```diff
-      acc = __builtin_amdgcn_mfma_f32_16x16x32_bf16(ab[s], bl, acc, 0, 0, 0);
-      acc = __builtin_amdgcn_mfma_f32_16x16x32_bf16(ab[s], bm, acc, 0, 0, 0);
-      acc = __builtin_amdgcn_mfma_f32_16x16x32_bf16(ab[s], bh, acc, 0, 0, 0);
-    }
+  constexpr int GW = NG / NPP;
+  static_assert(NG % NPP == 0 && GW % 4 == 0, "every wave takes whole sets of the four parity classes");
+  using Sched = DgradS2Sched<KS, COUT, WITH1, GW, DCOLS>;
+  constexpr Sched sc{};
+  constexpr int NU = sc.n;
+  int bo[GW];
+  [[maybe_unused]] int bo1[GW];
+  f32x4 acc[GW];
+#pragma unroll
+  for (int gi = 0; gi < GW; gi++) {
+    const int idx = ((gi / 4) * NPP + pp) * 16 + (lane & 15);
+    bo[gi] = ((idx / WDO) * DCOLS + idx % WDO) * CP + 8 * q;
+    bo1[gi] = (NPIX3 + idx) * CP + 8 * q;
+    acc[gi] = (f32x4){0.f, 0.f, 0.f, 0.f};
+  }
+  {
+    constexpr int W = WITH1 ? 2 : 1;
+    bf16x8 bh[2][W], bm[2][W], bl[2][W];
+#pragma unroll
+    for (int u0 = -W; u0 < NU; u0 += W) {
+#pragma unroll
+      for (int d = 0; d < W; d++) {
+        const int u = u0 + W + d;
+        if (u < NU) {
+          const int o = (sc.one[u] ? bo1[sc.gi[u]] : bo[sc.gi[u]]) + sc.off[u] * CP + sc.c0[u];
+          bh[((u0 + W) / W) & 1][d] = *reinterpret_cast<const bf16x8*>(Xhi + o);
+          bm[((u0 + W) / W) & 1][d] = *reinterpret_cast<const bf16x8*>(Xmi + o);
+          bl[((u0 + W) / W) & 1][d] = *reinterpret_cast<const bf16x8*>(Xlo + o);
+        }
+      }
+      __builtin_amdgcn_sched_barrier(0);
+      if (u0 >= 0) {
+        const int sl = (u0 / W) & 1;
+        const bool same = W == 1 || (u0 + 1 < NU && sc.gi[u0] == sc.gi[u0 + 1]);
+#pragma unroll
+        for (int i = 0; i < 3 * W; i++) {
+          const int d = same ? i / 3 : i % W, t = same ? i % 3 : i / W;
+          const int u = u0 + d;
+          if (u < NU) {
+            const bf16x8 bt = t == 0 ? bl[sl][d] : (t == 1 ? bm[sl][d] : bh[sl][d]);
+            acc[sc.gi[u]] = __builtin_amdgcn_mfma_f32_16x16x32_bf16(ab[sc.s[u]], bt, acc[sc.gi[u]], 0, 0, 0);
+          }
+        }
+      }
+    }
+  }
+  STAMP(block == 0, 60);
+#pragma unroll
+  for (int gi = 0; gi < GW; gi++) {
+    const int idx = ((gi / 4) * NPP + pp) * 16 + (lane & 15);
+    const int r = 2 * (idx / WDO) + ((gi % 4) >> 1), c = 2 * (idx % WDO) + (gi & 1);
     const int grow = row0 + r;
     if (grow < total_rows) {
       const int64_t o = ((int64_t)grow * WDI + c) * CIN + cig * 16 + 4 * q;
-      float4 out = make_float4(acc[0] / nlev, acc[1] / nlev, acc[2] / nlev, acc[3] / nlev);
+      float4 out = make_float4(acc[gi][0] / nlev, acc[gi][1] / nlev, acc[gi][2] / nlev, acc[gi][3] / nlev);
       if (add) {
         const float4 a4 = *reinterpret_cast<const float4*>(add + o);
         out.x += a4.x; out.y += a4.y; out.z += a4.z; out.w += a4.w;
@@ -740,6 +799,7 @@
       alignq_store::st16<alignq_store::kConvOut>(dx + o, out);
     }
   }
+  STAMP(block == 0, 61);
 }
 
 template <int CIN, int COUT, int WDI, int KS, int PT, bool WITH1>
@@ -749,7 +809,7 @@
 };
 
 template <int CIN, int COUT, int WDI, int KS, int PT, bool IMG = false>
-__global__ __launch_bounds__(256) void dgrad_s2_kernel(const float* __restrict__ dy, const float* __restrict__ w,
+__global__ __launch_bounds__(256) __attribute__((amdgpu_waves_per_eu(4, 8))) void dgrad_s2_kernel(const float* __restrict__ dy, const float* __restrict__ w,
                                                        float* __restrict__ dx, int H, int total_rows, float nlev,
                                                        const float* __restrict__ add, BnLazy lazy) {
   __shared__ __attribute__((aligned(16))) __bf16 lds[DgradS2Lds<CIN, COUT, WDI, KS, PT, false>::kBf16];
@@ -1025,6 +1085,12 @@
 template <int C, int WD, int PT>
 struct WgradLds : WgradGeo<C, C, WD, 3, 1, PT> {};
 
+template <int CIN, int COUT, int NT, int S>
+constexpr int wgrad_taps_in_flight() {
+  if (CIN == 32 && COUT == 32) return 0;
+  return (NT > 1 && CIN == 16 && S == 2) ? 2 : 1;
+}
+
 template <int CIN, int COUT, int WDI, int KS, int S, int PT, int XB = 0>
 __device__ __forceinline__ void wgrad_body(const float* __restrict__ x, const float* __restrict__ dy,
                                            float* __restrict__ slabs, int H, int n_tiles, float* lds_f, int bx, int gx,
@@ -1043,7 +1109,7 @@
   const int cob = CB == 32 ? (wv >> 1) : 0, cib = CB == 32 ? (wv & 1) : 0;
   const int g = lane >> 4, q = (lane & 15) >> 2, pcol = 4 * (lane & 3);
 
-  [[maybe_unused]] const bool st_on = bx == 0 && by == 0;
+  [[maybe_unused]] const bool st_on = bx == 0 && by == 0 && KS == 3;
   STAMP(st_on, 16);
   f32x4 acc[NT];
 #pragma unroll
@@ -1164,33 +1230,54 @@
         if (lazy.z) rz[it] = *reinterpret_cast<const f32x4*>(lazy.z + off);
       }
     }
-    for (int s = (CB == 16 ? wv : 0); s < NSTEP; s += (CB == 16 ? 4 : 1)) {
-      const int p0 = 32 * s + 8 * g;
-      const int r = p0 / WDO, c0 = p0 % WDO;
-      bf16x8 a[3];
-#pragma unroll
-      for (int t = 0; t < 3; t++) {
-        const __bf16* pa = Di[t] + (p0 + q) * CB + cob * 16 + pcol;
-        a[t] = join8(tr_read(pa), tr_read(pa + 4 * CB));
-      }
-#pragma unroll
-      for (int tap = 0; tap < NT; tap++) {
-        const int ky = tap / KS, kx = tap % KS;
-        bf16x8 b[3];
-#pragma unroll
-        for (int t = 0; t < 3; t++) {
-          const __bf16* pb = Xi[t] + (KS == 3 ? ((r * S + ky) * LW + ((c0 + q) * S + kx)) : (r * LW + c0 + q)) * CB +
-                             cib * 16 + pcol;
-          b[t] = join8(tr_read(pb), tr_read(pb + 4 * (KS == 3 ? S : 1) * CB));
+    constexpr int TF = wgrad_taps_in_flight<CIN, COUT, NT, S>();
+    constexpr int SJ = (CB == 16 || CIN == 64 || TF == 0) ? 1 : NSTEP;
+    constexpr int U = SJ * NT;
+    constexpr int TD = TF == 0 ? 1 : TF;
+    static_assert(NT == 1 || NT > TD, "units computed together belong to different accumulators");
+    constexpr int AH = (TF == 0 || (CIN == 64 && xb == 0)) ? 0 : TD;
+    for (int sb = (CB == 16 ? wv : 0); sb < NSTEP; sb += (CB == 16 ? 4 : SJ)) {
+      bf16x8 a[2][3], b[2][TD][3];
+#pragma unroll
+      for (int u0 = -AH; u0 < U; u0 += TD) {
+#pragma unroll
+        for (int d = 0; d < TD; d++) {
+          const int u = u0 + AH + d;
+          if (u < U) {
+            const int j = u / NT, tap = u % NT, ky = tap / KS, kx = tap % KS;
+            const int p0 = 32 * (sb + j) + 8 * g;
+            const int r = p0 / WDO, c0 = p0 % WDO;
+            if (tap == 0) {
+#pragma unroll
+              for (int t = 0; t < 3; t++) {
+                const __bf16* pa = Di[t] + (p0 + q) * CB + cob * 16 + pcol;
+                a[j & 1][t] = join8(tr_read(pa), tr_read(pa + 4 * CB));
+              }
+            }
+#pragma unroll
+            for (int t = 0; t < (xb == 0 ? 3 : 2); t++) {
+              const __bf16* pb = Xi[t] + (KS == 3 ? ((r * S + ky) * LW + ((c0 + q) * S + kx)) : (r * LW + c0 + q)) * CB +
+                                 cib * 16 + pcol;
+              b[((u0 + AH) / TD) & 1][d][t] = join8(tr_read(pb), tr_read(pb + 4 * (KS == 3 ? S : 1) * CB));
+            }
+          }
         }
-        f32x4 v = acc[tap];
-        v = __builtin_amdgcn_mfma_f32_16x16x32_bf16(a[1], b[1], v, 0, 0, 0);
-        if (xb == 0) v = __builtin_amdgcn_mfma_f32_16x16x32_bf16(a[0], b[2], v, 0, 0, 0);
-        v = __builtin_amdgcn_mfma_f32_16x16x32_bf16(a[2], b[0], v, 0, 0, 0);
-        v = __builtin_amdgcn_mfma_f32_16x16x32_bf16(a[0], b[1], v, 0, 0, 0);
-        v = __builtin_amdgcn_mfma_f32_16x16x32_bf16(a[1], b[0], v, 0, 0, 0);
-        v = __builtin_amdgcn_mfma_f32_16x16x32_bf16(a[0], b[0], v, 0, 0, 0);
-        acc[tap] = v;
+        if (TF != 0) __builtin_amdgcn_sched_barrier(0);
+        if (u0 >= 0) {
+          constexpr int kTA[6] = {1, 0, 2, 0, 1, 0}, kTB[6] = {1, 2, 0, 1, 0, 0};
+#pragma unroll
+          for (int pr = 0; pr < 6; pr++) {
+            if (xb != 0 && kTB[pr] == 2) continue;
+#pragma unroll
+            for (int d = 0; d < TD; d++) {
+              const int u = u0 + d;
+              if (u < U) {
+                const int j = u / NT, tap = u % NT;
+                acc[tap] = __builtin_amdgcn_mfma_f32_16x16x32_bf16(a[j & 1][kTA[pr]], b[(u0 / TD) & 1][d][kTB[pr]], acc[tap], 0, 0, 0);
+              }
+            }
+          }
+        }
       }
     }
     STAMP(st_on && tile - t_begin < 16, 19 + 2 * (tile - t_begin));
@@ -1249,7 +1336,7 @@
 }
 
 template <int C, int WD, int PT, int XB>
-__global__ __launch_bounds__(256) void wgrad3x3_nhwc_kernel(const float* __restrict__ x, const float* __restrict__ dy,
+__global__ __launch_bounds__(256) __attribute__((amdgpu_waves_per_eu(C == 32 ? 2 : 3, 8))) void wgrad3x3_nhwc_kernel(const float* __restrict__ x, const float* __restrict__ dy,
                                                             float* __restrict__ slabs, int H, int n_tiles, float xlev) {
   __shared__ __attribute__((aligned(16))) float lds[WgradLds<C, WD, PT>::kFloats];
   wgrad3x3_body<C, WD, PT, XB>(x, dy, slabs, H, n_tiles, lds, blockIdx.x, gridDim.x, blockIdx.y,
@@ -1257,7 +1344,7 @@
 }
 
 template <int C, int WD, int PTD, int PTW, int XB, bool IMG = false>
-__global__ __launch_bounds__(256) __attribute__((amdgpu_waves_per_eu(C == 16 ? 3 : 2, C == 16 ? 3 : 8)))
+__global__ __launch_bounds__(256) __attribute__((amdgpu_waves_per_eu(C == 32 ? 2 : 3, C == 16 ? 3 : 8)))
 void conv3x3_bwd_kernel(const float* __restrict__ x, const float* __restrict__ dy,
                                                           const float* __restrict__ w, float* __restrict__ dx,
                                                           float* __restrict__ slabs, int H, int total_rows, float nlev,
@@ -1306,6 +1393,7 @@
   __shared__ __attribute__((aligned(16))) unsigned char lds[kD > kW ? kD : kW];
   const int n_w3 = splits3 * NBY;
   const int b = blockIdx.x;
+  BSTAMP(0);
   if (b < n_d) {
     int m = b;
     if (dg_R > 0) {
@@ -1323,6 +1411,7 @@
     wgrad_body<CIN, COUT, WDI, 1, 2, PTW1>(x, dy1, slabs1, Ho, n_tiles1, reinterpret_cast<float*>(lds), c % splits1, splits1,
                                            c / splits1, lazy1);
   }
+  BSTAMP(1);
 }
 
 __global__ __launch_bounds__(1024) void wgrad_reduce_kernel(const float* __restrict__ slabs, int n_slabs, int n_elem,
@@ -1728,8 +1817,8 @@
   BnLazy lazy{bn_z, bn_ab, bn_save, bn_ktot};
   if (int rc = lazy_parts(lazy, bn_dx_part, bn_dgamma, bn_dbeta, B, COUT, (H_in / 2) * (W_in / 2))) return rc;
   if (img) wt = image_of(w_img, COUT, KS * KS, CIN, 1);
-  if (CIN == 16 && KS == 3) return launch_dgrad_s2<16, 32, 32, 3, 128>(dy, wt, dx, B, H_in, nlev, add, lazy, st, img);
-  if (CIN == 16 && KS == 1) return launch_dgrad_s2<16, 32, 32, 1, 128>(dy, wt, dx, B, H_in, nlev, add, lazy, st, img);
+  if (CIN == 16 && KS == 3) return launch_dgrad_s2<16, 32, 32, 3, 256>(dy, wt, dx, B, H_in, nlev, add, lazy, st, img);
+  if (CIN == 16 && KS == 1) return launch_dgrad_s2<16, 32, 32, 1, 256>(dy, wt, dx, B, H_in, nlev, add, lazy, st, img);
   if (CIN == 32 && KS == 3) return launch_dgrad_s2<32, 64, 16, 3, 128>(dy, wt, dx, B, H_in, nlev, add, lazy, st, img);
   if (CIN == 32 && KS == 1) return launch_dgrad_s2<32, 64, 16, 1, 128>(dy, wt, dx, B, H_in, nlev, add, lazy, st, img);
   return ALIGNQ_EUNSUPPORTED;
```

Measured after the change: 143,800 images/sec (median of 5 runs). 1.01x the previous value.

:: Assignment ::
Scan the entries for lines holding the string "BnLazy", then copy every one of them.

:: Solution for this problem ::
                                                        const float* __restrict__ add, BnLazy lazy) {
   BnLazy lazy{bn_z, bn_ab, bn_save, bn_ktot};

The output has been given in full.